# Added more plants to 135



## goingbig14 (Oct 13, 2003)

Well?


----------



## lightning2004 (Jun 25, 2005)

damn man the coloring on ur piraya is incrediable..has it always been like that?by the way rest of the tank looks great man nice job.


----------



## jan (Apr 24, 2004)

Simply amazing







The set up looks great, but your Piraya's are amazing looking, with some great colors on them


----------



## Stugge (Jul 27, 2003)

Nice! real plants own, they are real I hope


----------



## ICrazyChrisI (May 10, 2005)

Nice tank!

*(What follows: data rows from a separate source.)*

# GadGadGad/Convolutional-KAN-for-Image-Classification

Measured on AMD Instinct MI355X. Metric: images/sec fwd+bwd KAN-VGG11 3x32x32 bs=256/GPU, higher is better.
Workload: dtype f32

## Files before the change

### convolutional-kan-for-image-classification_amd/csrc/kan_internal.h

```cpp
#pragma once
#include <type_traits>
#include "kanconv.h"

int kan_fail_msg(const char* fmt, const char* a);
int kan_raise_lds_limit(const void* kernel, int bytes);

enum : int {
    FAST_GENERIC = 0,
    FAST_BSPLINE_SILU = 1,
    FAST_BSPLINE_GELU = 2,
    FAST_RBF8 = 3,
    FAST_CHEBY5 = 4,
    FAST_CHEBY4 = 5,
    FAST_POLY4 = 6,
    FAST_POLY3 = 7,
    FAST_RBF5 = 8,
    FAST_RELU8 = 9,
    FAST_GRAM4 = 10,
    FAST_POLY1 = 11,
    FAST_LAST = 11
};
enum : unsigned {
    ON_TAP_MAJOR = 1u << 0,
    ON_BIG_TILES = 1u << 1,
// ... 22 lines not shown
        case FAST_CHEBY5: return {KAN_BASIS_CHEBY, 5, false, false, false, 16, ON_TAP_MAJOR | ON_BIG_TILES | ON_BAND_FWD | ON_BAND_BWD_WEIGHT};
        case FAST_CHEBY4: return {KAN_BASIS_CHEBY, 4, false, false, false, 16, ON_TAP_MAJOR | ON_HALO_FWD | ON_BAND_FWD};
        case FAST_POLY4: return {KAN_BASIS_POLY, 5, true, true, false, 16, ON_TAP_MAJOR | ON_BIG_TILES | ON_HALO_FWD | ON_BAND_FWD};
        case FAST_POLY3: return {KAN_BASIS_POLY, 4, true, true, false, 16, ON_TAP_MAJOR};
        case FAST_POLY1: return {KAN_BASIS_POLY, 2, true, true, false, 16, ON_TAP_MAJOR};
        case FAST_RELU8: return {KAN_BASIS_RELU, 9, true, false, false, 16, ON_HALO_FWD | ON_HALO_BWD_WEIGHT | ON_EXPANDED_FWD | ON_EXPANDED};
        case FAST_GRAM4: return {KAN_BASIS_GRAM, 5, true, false, false, 16, ON_HALO_FWD | ON_HALO_BWD_WEIGHT | ON_EXPANDED};
        default: return {-1, 0, false, true, true, 0, 0};
    }
}
constexpr int fast_kind(int f) { return fast_spec(f).kind; }
constexpr int fast_planes(int f) { return fast_spec(f).planes; }
constexpr bool fast_has(int f, unsigned routes) { return (fast_spec(f).routes & routes) == routes && f != FAST_GENERIC; }

template <int V> using IC = std::integral_constant<int, V>;
template <unsigned ROUTES, int F = 1, class Fn>
bool dispatch_fast(int f, Fn&& fn) {
    if constexpr (F > FAST_LAST) {
        return false;
    } else {
        if constexpr (fast_has(F, ROUTES)) {
            if (f == F) { fn(IC<F>{}); return true; }
        }
        return dispatch_fast<ROUTES, F + 1>(f, fn);
    }
}
template <int V, int... REST, class Fn>
void pick(int v, Fn&& fn) {
    if constexpr (sizeof...(REST) == 0) fn(IC<V>{});
    else if (v == V) fn(IC<V>{});
    else pick<REST...>(v, fn);
}
template <class Fn>
void dispatch_kind(int kind, Fn&& fn) {
    pick<KAN_BASIS_BSPLINE, KAN_BASIS_RBF, KAN_BASIS_POLY, KAN_BASIS_FOURIER, KAN_BASIS_RELU, KAN_BASIS_GRAM, KAN_BASIS_CHEBY>(kind, fn);
}

#define KAN_BAND_MAX_TAPS 128
#define KAN_BAND_MAX_PHASES 16
typedef struct KanBandCfg {
    int ok;
    int fast, P, NG, NPLE, NPS;
    int NGR;
    int WO, MO, WP, TO, TP, NT;
    int tiles_o, tiles_p;
    int n_phase, n_taps, n_steps;
    int HC, span_r, OR0, OC0;
    int cells;
    int slots;
    int TS;
    int lds_bytes, wgs_per_cu;
    int fwd_splits;
    int bw_ok, bw_WR, bw_NI, bw_NT, bw_tiles_o, bw_row_tiles, bw_TPI, bw_ptiles, bw_cells, bw_slots, bw_lds_bytes, bw_splits;
    unsigned short bw_ph_rt0[KAN_BAND_MAX_PHASES + 1];
    unsigned char ph_a[KAN_BAND_MAX_PHASES], ph_b[KAN_BAND_MAX_PHASES];
    short ph_tap0[KAN_BAND_MAX_PHASES + 1];
    unsigned short tap_shift[KAN_BAND_MAX_TAPS];
    unsigned short tap_rt[KAN_BAND_MAX_TAPS];
    short tap_step[KAN_BAND_MAX_TAPS], tap_nt[KAN_BAND_MAX_TAPS];
} KanBandCfg;

void kan_band_cfg(const KanGeom* g, const KanBasis* b, int fast, KanBandCfg* cfg);
int kan_band_bwd_weight_launch(const float* dz, const float* x, const float* xn, float* dwp, const KanGeom* g, const KanBasis* b,
                               const KanBandCfg* cfg, int splits, long long slab_elems, void* stream);
int kan_band_fwd_launch(const float* x, const float* xn, const float* wp, float* z, const KanGeom* g, const KanBasis* b,
                        const KanBandCfg* cfg, int splits, long long slab_elems, void* stream);

constexpr int DW_T = 9;
constexpr int DW_MAX_TP = 96;

enum class Route { TAP_MAJOR, DW, BAND, HALO, EXPANDED };

struct FwdCfg { int TO, TP, tiles_o, tiles_p, chunks, splits, slots; };
struct BdCfg { int CH, tiles_c, tiles_p, n_ob, Opad32, chunks, splits; };
struct BwCfg { int TR, TO, tiles_r, tiles_o, chunks, splits, slots; };
struct BwHaloCfg { int R, nimg, spb, n_bands, tiles_r, tiles_o, splits, bands_per_split; };

struct ConvPlan {
    KanPlan pub;
    int fast;
    Route fwd, bwd_data, bwd_weight;
    bool pm_fwd, pm_bwd_data, pm_bwd_weight;
    bool rowblk_bwd_data;
    bool pmdma_xcd, pm_lpt, pm_xcd;
    FwdCfg fc;
    BdCfg bd;
    BwCfg bw;
    BwHaloCfg bwh;
    KanBandCfg band;
};
int plan_conv(const KanGeom* g, const KanBasis* b, ConvPlan* cp);

int live_taps_out(const KanGeom* g, int hw);
int live_taps_in(const KanGeom* g, int hw);
int live_positions_for_tap(const KanGeom* g, int tap);
int balance_tiles(const int* weight, int n, unsigned short* idx);
```

### convolutional-kan-for-image-classification_amd/csrc/kan_plan.hip

```cpp
#include <hip/hip_runtime.h>
#include <cstdio>
#include <cstdlib>
#include <cstring>
#include "kanconv.h"
#include "kan_device.h"
#include "kan_common.h"
#include "kan_internal.h"

namespace {

int fail(const char* msg) { return kan_fail_msg("%s", msg); }
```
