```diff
@@ -371,6 +379,9 @@
             if (self.direct_c64_bf16 and x.is_bf16 and out.is_bf16 and cw.mode == "bf16" and rows16(x)
                     and rows16(out) and (res1 is None or (res1.is_bf16 and rows16(res1)))):
                 return ops.conv3x3_c64_bf16(x, cw.w16, cw.scale, cw.shift, out, n, h, w, act=act, res1=res1)
+            rows4 = lambda v: not v.is_bf16 and v.ld % 4 == 0 and v.off % 4 == 0
+            if self.direct_c64_x3 and cw.mode == "x3" and res1 is None and rows4(x) and rows4(out):
+                return ops.conv3x3_c64_x3(x, cw.w16, cw.scale, cw.shift, out, n, h, w, act=act)
         if cw.wino is not None and stride == 1 and not kw and not x.is_bf16 and self._wino_pays(n * h * w, cw.cin):
             wm = self.wino_m
             tiles = n * ((h + wm - 1) // wm) * ((w + wm - 1) // wm)
@@ -438,6 +449,10 @@
             if c32 and self.bf16_store:
                 ops.conv3x3_c32_bf16(view(src, cw.cin), cw.w16, cw.scale, cw.shift, view(dst, cw.cout), B, h1, w1,
                                      cw.cout, act=self.act_bb)
+            elif (c32 and self.direct_c32_x3 and cw.x3p is not None and self.precision == "fp32"
+                  and B * h1 * w1 >= self.C32_MIN_PIXELS):
+                ops.conv3x3_c32_x3(view(src, cw.cin), cw.x3p, cw.scale, cw.shift, view(dst, cw.cout), B, h1, w1,
+                                   cw.cout, act=self.act_bb)
             elif (c32 and self.direct_c32 and cw.mode == "f32" and not self.bf16_store
                   and B * h1 * w1 >= self.C32_MIN_PIXELS):
                 ops.conv3x3_c32(view(src, cw.cin), cw.w, cw.scale, cw.shift, view(dst, cw.cout), B, h1, w1, cw.cout,
diff --git a/spotter_amd/ops.py b/spotter_amd/ops.py
--- a/spotter_amd/ops.py
+++ b/spotter_amd/ops.py
@@ -339,6 +339,43 @@
             2 * m * 64 * 576, 2 * (m * 64 + 64 * 576 + m * 64 * (2 if rp else 1)), (m, 64, 576, 3, 1, "bf16-direct"))
 
 
+def _x3_planes(wt_planes: torch.Tensor, numel: int, what: str):
+    if (wt_planes.dim() != 2 or wt_planes.shape[0] != 3 or wt_planes.shape[1] != numel
+            or wt_planes.dtype != torch.int16 or not wt_planes.is_contiguous() or not wt_planes.is_cuda):
+        raise ValueError(f"{what}: weight planes must be a contiguous int16 CUDA tensor [3, {numel}]")
+    return wt_planes.data_ptr(), wt_planes.shape[1]
+
+
+def conv3x3_c64_x3(x: V, wt_planes: torch.Tensor, scale: torch.Tensor, shift: torch.Tensor, y: V, n: int, h: int,
+                   w: int, act=None):
+    if x.is_bf16 or y.is_bf16 or x.ld % 4 or x.off % 4 or y.ld % 4 or y.off % 4:
+        raise ValueError("conv3x3_c64_x3: 16-byte aligned fp32 row views expected")
+    if scale.numel() < 64 or shift.numel() < 64 or ACT[act] > 1:
+        raise ValueError("conv3x3_c64_x3: affine size / activation (none or relu)")
+    wp, wps = _x3_planes(wt_planes, 64 * 576, "conv3x3_c64_x3")
+    m = n * h * w
+    xp = x.need(m, 64, "c64x3.x")
+    yp = y.need(m, 64, "c64x3.y")
+    _launch("conv", "sp_conv3x3_c64_x3", (xp, x.ld, wp, wps, scale.data_ptr(), shift.data_ptr(), yp, y.ld, n, h, w,
+                                          ACT[act], stream()),
+            2 * m * 64 * 576, 4 * (m * 64 + m * 64) + 6 * 64 * 576, (m, 64, 576, 3, 1, "x3", "direct"))
+
+
+def conv3x3_c32_x3(x: V, wt_planes: torch.Tensor, scale: torch.Tensor, shift: torch.Tensor, y: V, n: int, h: int,
+                   w: int, cout: int, act=None):
+    if x.is_bf16 or y.is_bf16 or x.ld != 32 or y.ld != cout or x.off % 4 or y.off % 4 or cout not in (32, 64):
+        raise ValueError("conv3x3_c32_x3: dense fp32 rows (ld 32 in, Cout 32 or 64 out) expected")
+    if scale.numel() < cout or shift.numel() < cout or ACT[act] > 1:
+        raise ValueError("conv3x3_c32_x3: affine size / activation (none or relu)")
+    wp, wps = _x3_planes(wt_planes, cout * 288, "conv3x3_c32_x3")
+    m = n * h * w
+    xp = x.need(m, 32, "c32x3.x")
+    yp = y.need(m, cout, "c32x3.y")
+    _launch("conv", "sp_conv3x3_c32_x3", (xp, wp, wps, scale.data_ptr(), shift.data_ptr(), yp, n, h, w, cout,
+                                          ACT[act], stream()),
+            2 * m * cout * 288, 4 * (m * 32 + m * cout) + 6 * cout * 288, (m, cout, 288, 3, 1, "x3", "direct"))
+
+
 def _pool_out(y, m: int, c: int, what: str):
     if isinstance(y, V):
         if y.ld % 4 or y.off % 4 or (y.is_bf16 and (y.ld % 8 or y.off % 8)):
```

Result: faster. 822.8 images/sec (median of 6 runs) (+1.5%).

Just stain the stand, and it'll look perfect!


----------



## blindside (Mar 25, 2005)

those pirya look awsome!!!!

ian


----------



## Fomoris (Mar 13, 2005)

It looks good









And those P. piraya are awesome


----------



## MR HARLEY (Aug 12, 2003)




----------



## sccavee (Feb 11, 2003)

Looks very good.


----------



## jackburton (Nov 25, 2003)

sweet setup and fish look spot on


----------



## timmy (Mar 29, 2004)

Wow, i am jealous!!!!


----------



## Gordeez (Sep 21, 2003)

MR HARLEY said:


> [snapback]1097773[/snapback]​



























Lookit the Colors


----------



## waspride (Jun 13, 2004)

Great tank


----------



## rbp 4 135 (Mar 2, 2004)

tank looks great but mabey you could replave the fake drift wood with real. just a suggestion.


----------



## "qickshot" (Apr 19, 2005)

that looks great


----------